Totally agree but as a club Celtic are still a million times bigger tha Molde and have more global appeal than the likes of Spurs and Palace, Everton etc.


----------



## Tongo (Nov 6, 2015)

Jacko_G said:



			Totally agree but as a club Celtic are still a million times bigger tha Molde and have more global appeal than the likes of Spurs and Palace, Everton etc.
		
Click to expand...

And it's that sort of bluff as to why Celtic lose against teams like Molde. From a playing standard point of view one could argue that they are similar. The Scottish league is mediocre at best. Celtic have to realise that having a global appeal doesn't make a blind bit of difference when it comes to what happens on the pitch and the players playing for the club.


----------



## Slab (Nov 6, 2015)

Jacko_G said:



			Why would I discuss someone from my work on a forum?
		
Click to expand...

Well that joke that didn't work I guess, sorry 
(although I suppose you could fit that description to Ronny too )


----------



## Tashyboy (Nov 6, 2015)

drive4show said:



			Wonder who will be the first to mention Liverpool in this thread  


oops...that'll be me then  

Click to expand...

Ronnie Klopp he's only just gone there why sack him. Give the locals a chance to nick his wheel trims before he's fired.


----------



## GreiginFife (Nov 6, 2015)

Jacko_G said:



			Greiginfife, you and I could manage a team to victory in the SPL if we had a budget 20 times that of your nearest rivals. 

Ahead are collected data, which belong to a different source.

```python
import ctypes as C
from typing import Iterable, List, Optional

import torch

from .native import NativeError, PointerTable, _require, c_array, check, lib, ptr, stream_ptr


class GradGuard:

    FIELDS = ("loss_scale", "growth_tracker", "grad_norm", "clip_coef", "factor", "skipped", "skipped_total", "nonfinite")

    def __init__(self, max_norm: Optional[float] = None, skip_nonfinite: bool = True, loss_scale: float = 1.0, dynamic: bool = False,
                 growth_factor: float = 2.0, backoff_factor: float = 0.5, growth_interval: int = 2000):
        import math
        if max_norm is not None and not (float(max_norm) > 0.0 and math.isfinite(float(max_norm))):
            raise ValueError(f"GradGuard: max_norm must be a positive finite number or None, got {max_norm!r}")
        if not (float(loss_scale) > 0.0 and math.isfinite(float(loss_scale))):
            raise ValueError(f"GradGuard: loss_scale must be positive and finite, got {loss_scale!r}")
        if not float(growth_factor) > 1.0:
            raise ValueError(f"GradGuard: growth_factor must be > 1, got {growth_factor!r}")
        if not 0.0 < float(backoff_factor) < 1.0:
            raise ValueError(f"GradGuard: backoff_factor must be in (0, 1), got {backoff_factor!r}")
# ... 59 lines not shown
            w.inner.grad_scale = 1.0 / w.world
        scales = {o.grad_scale for o in self.optimizers}
        if len(scales) != 1:
            raise NativeError(f"GradGuard: the registered optimisers disagree on grad_scale ({sorted(scales)})")
        gs, ns, keep = [], [], []
        for o in self.optimizers:
            for p in o.params:
                g = p.grad
                if g is None or g.numel() == 0:
                    continue
                _require(g, "GradGuard gradient")
                g = g.contiguous()
                gs.append(g.data_ptr()); ns.append(g.numel()); keep.append(g)
        tab = self._tables = PointerTable.cached(self._tables, (tuple(gs), tuple(ns)),
                                                 lambda: dict(n=len(gs), g=c_array(gs), numel=c_array(ns, C.c_int64)))
        L = lib()
        need = L.dcv_grad_guard_workspace_bytes(sum(ns), tab.n)
        if self._ws is None or self._ws.numel() < need:
            self._ws = torch.empty(need, dtype=torch.uint8, device=state.device)
        check(L.dcv_grad_guard_measure(tab.n, tab.g, tab.numel, scales.pop(), self.max_norm if self.max_norm is not None else 0.0, int(self.skip_nonfinite), int(self.dynamic),
                                       self.growth_factor, self.backoff_factor, self.growth_interval, ptr(state), ptr(self._ws), self._ws.numel(), stream_ptr()),
              "dcv_grad_guard_measure")
        self.measurements += 1


class Adam:
    def __init__(self, params: Iterable[torch.nn.Parameter], lr: float = 1e-3, betas=(0.9, 0.999), eps: float = 1e-8, weight_decay: float = 0.0,
                 guard: Optional[GradGuard] = None):
        self.params: List[torch.nn.Parameter] = [p for p in params]
        if not self.params:
            raise ValueError("optimizer got an empty parameter list")
        self.lr, self.betas, self.eps, self.weight_decay = float(lr), (float(betas[0]), float(betas[1])), float(eps), float(weight_decay)
        self.state = {}
        self.grad_scale = 1.0
        self.guard = guard
        if guard is not None:
            guard._register(self)

    def zero_grad(self, set_to_none: bool = True):
        for p in self.params:
            if set_to_none:
                p.grad = None
            elif p.grad is not None:
                p.grad.zero_()

    def state_dict(self):
# ... 51 lines not shown
        groups, touched, fresh = {}, [], None
        for p in self.params:
            g = p.grad
            if g is None:
                continue
            _require(p.data, "Adam parameter")
            if not p.data.is_contiguous():
                raise NativeError("Adam: parameters must be contiguous")
            g = g.contiguous()
            s = self.state.get(p)
            if s is None:
                if fresh is None:
                    fresh = torch.zeros(16, dtype=torch.int32, device=p.device)
                s = self.state[p] = {"step": fresh[0], "step_block": fresh, "exp_avg": torch.zeros_like(p.data), "exp_avg_sq": torch.zeros_like(p.data)}
            touched.append(p)
            grp = groups.setdefault(s["step_block"].data_ptr(), ([], [], [], [], [], []))
            grp[0].append(p.data.data_ptr()); grp[1].append(g.data_ptr()); grp[2].append(s["exp_avg"].data_ptr()); grp[3].append(s["exp_avg_sq"].data_ptr())
            grp[4].append(p.numel()); grp[5].append(g)
        for block, (ps, gs, ms, vs, ns, _) in groups.items():
            check(L.dcv_adam_step_multi_guarded(len(ps), c_array(ps), c_array(gs), c_array(ms), c_array(vs), c_array(ns, C.c_int64), self.lr, self.betas[0], self.betas[1],
                                                self.eps, self.weight_decay, C.c_void_p(block), ptr(guard.state), st), "dcv_adam_step_multi_guarded")
        if touched:
            torch.autograd.graph.increment_version(touched)

    @torch.no_grad()
    def step(self):
        if self.guard is not None:
            return self._step_guarded()
        L = lib()
        st = stream_ptr()
        ps, gs, ms, vs, ns, keep = [], [], [], [], [], []
        touched = []
        step = None
        for p in self.params:
            g = p.grad
            if g is None:
                continue
            _require(p.data, "Adam parameter")
            if not p.data.is_contiguous():
                raise NativeError("Adam: parameters must be contiguous")
            g = g.contiguous()
            s = self.state.get(p)
            if s is None:
                s = self.state[p] = {"step": 0, "exp_avg": torch.zeros_like(p.data), "exp_avg_sq": torch.zeros_like(p.data)}
            s["step"] += 1
            touched.append(p)
            if step is None:
                step = s["step"]
            if s["step"] != step:
                check(L.dcv_adam_step(ptr(p.data), ptr(g), ptr(s["exp_avg"]), ptr(s["exp_avg_sq"]), p.numel(), self.lr, self.betas[0], self.betas[1],
                                      self.eps, self.weight_decay, s["step"], self.grad_scale, st), "dcv_adam_step")
                continue
            ps.append(p.data.data_ptr()); gs.append(g.data_ptr()); ms.append(s["exp_avg"].data_ptr()); vs.append(s["exp_avg_sq"].data_ptr())
            ns.append(p.numel()); keep.append(g)
        if ps:
            check(L.dcv_adam_step_multi(len(ps), c_array(ps), c_array(gs), c_array(ms), c_array(vs), c_array(ns, C.c_int64), self.lr, self.betas[0], self.betas[1],
                                        self.eps, self.weight_decay, step, self.grad_scale, st), "dcv_adam_step_multi")
        if touched:
            torch.autograd.graph.increment_version(touched)


class ModelEma:

    def __init__(self, models, names=("ggen", "cgen"), decay: float = 0.999, warmup: bool = True, guard: Optional[GradGuard] = None):
        if not 0.0 <= float(decay) < 1.0:
            raise ValueError(f"ModelEma: decay must be in [0, 1), got {decay!r}")
        self.names = tuple(names)
        if not self.names:
            raise ValueError("ModelEma: no model names")
        self.decay, self.warmup, self.guard = float(decay), bool(warmup), guard
        from .rng import PhiloxRng
        self.live = {n: models[n] for n in self.names}
        self.rng = PhiloxRng()
        self.twins = {n: self._twin(m, self.rng) for n, m in self.live.items()}
        self._pairs = {}
        for n, m in self.live.items():
            tp, tb = dict(self.twins[n].named_parameters()), dict(self.twins[n].named_buffers())
            self._pairs[n] = [(tp[k], p) for k, p in m.named_parameters()] + [(tb[k], b) for k, b in m.named_buffers()]
        self._n_params = {n: sum(1 for _ in m.parameters()) for n, m in self.live.items()}
        self._tables = {}
        dev = next(self.live[self.names[0]].parameters()).device
        self._blocks = {n: torch.zeros(16, dtype=torch.int32).to(dev) for n in self.names}
# ... 504 lines not shown
                _require(t.data, f"SpectralNorm tensor of convolution {i}")
                if not t.is_contiguous():
                    raise NativeError("SpectralNorm: tensors must be contiguous")
            w, w_sn, u, v, sg = row
            if w_sn.shape != w.shape or u.numel() != w.shape[0] or v.numel() != w[0].numel() or sg.numel() != 1:
                raise NativeError(f"SpectralNorm: the buffers of convolution {i} do not fit its weight {tuple(w.shape)}")
        n = len(ts)
        w, w_sn, u, v, sigma = (c_array(col) for col in zip(*ts))
        rows, cols = c_array([row[0].shape[0] for row in ts], C.c_int32), c_array([row[0][0].numel() for row in ts], C.c_int32)
        need = lib().dcv_spectral_workspace_bytes(n, rows, cols)
        if need == 0:
            raise NativeError("dcv_spectral_workspace_bytes: " + lib().dcv_last_error().decode(errors="replace"))
        if self._ws is None or self._ws.numel() < need:
            self._ws = torch.empty(need, dtype=torch.uint8, device=ts[0][0].device)
        return dict(n=n, w=w, w_sn=w_sn, u=u, v=v, sigma=sigma, rows=rows, cols=cols, touched=[row[1] for row in ts])

    @torch.no_grad()
    def update(self, n_iter: int = 1, _guarded: bool = True):
        t = self._table()
        state = ptr(self.guard._need_state()) if (self.guard is not None and _guarded) else None
        check(lib().dcv_spectral_update_multi(t.n, t.w, t.w_sn, t.u, t.v, t.sigma, t.rows, t.cols, int(n_iter), self.eps, state, ptr(self._ws), self._ws.numel(),
                                              stream_ptr()), "dcv_spectral_update_multi")
        torch.autograd.graph.increment_version(t.touched)
        for c in self.convs:
            c.__dict__["_dcv_spectral"].version = c.weight._version

    def refresh(self):
        self.update(n_iter=0, _guarded=False)

    @torch.no_grad()
    def project(self):
        for w in list(self._dp) + (list(self.guard._dp) if self.guard is not None else []):
            w.reduce_gradients()
        t = self._table()
        idx, gs = [], []
        for i, c in enumerate(self.convs):
            g = c.weight.grad
            if g is None:
                continue
            _require(g, "SpectralNorm gradient")
            if not g.is_contiguous() or g.shape != c.weight.shape:
                raise NativeError("SpectralNorm: gradients must be contiguous and of the weight's shape")
            idx.append(i); gs.append(g.data_ptr())
        if not idx:
            return
        pick = lambda arr, ty=C.c_void_p: c_array([arr[i] for i in idx], ty)
# ... 27 lines not shown
```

He is out of his depth, absolutely clueless.
		
Click to expand...

For his salary I would give it a good go


----------



## Jacko_G (Nov 6, 2015)

Tongo said:



			And it's that sort of bluff as to why Celtic lose against teams like Molde. From a playing standard point of view one could argue that they are similar. The Scottish league is mediocre at best. Celtic have to realise that having a global appeal doesn't make a blind bit of difference when it comes to what happens on the pitch and the players playing for the club.
		
Click to expand...


Pants.

Sky Sports has created the divide which has stopped Celtic competing at a higher level. If Celtic had access to the same level of funding that English Championship and even more so Premiership clubs they would be financially miles and miles better off than Everton, Southampton, etc etc. Never underestimate a club like Celtic and its global appeal. 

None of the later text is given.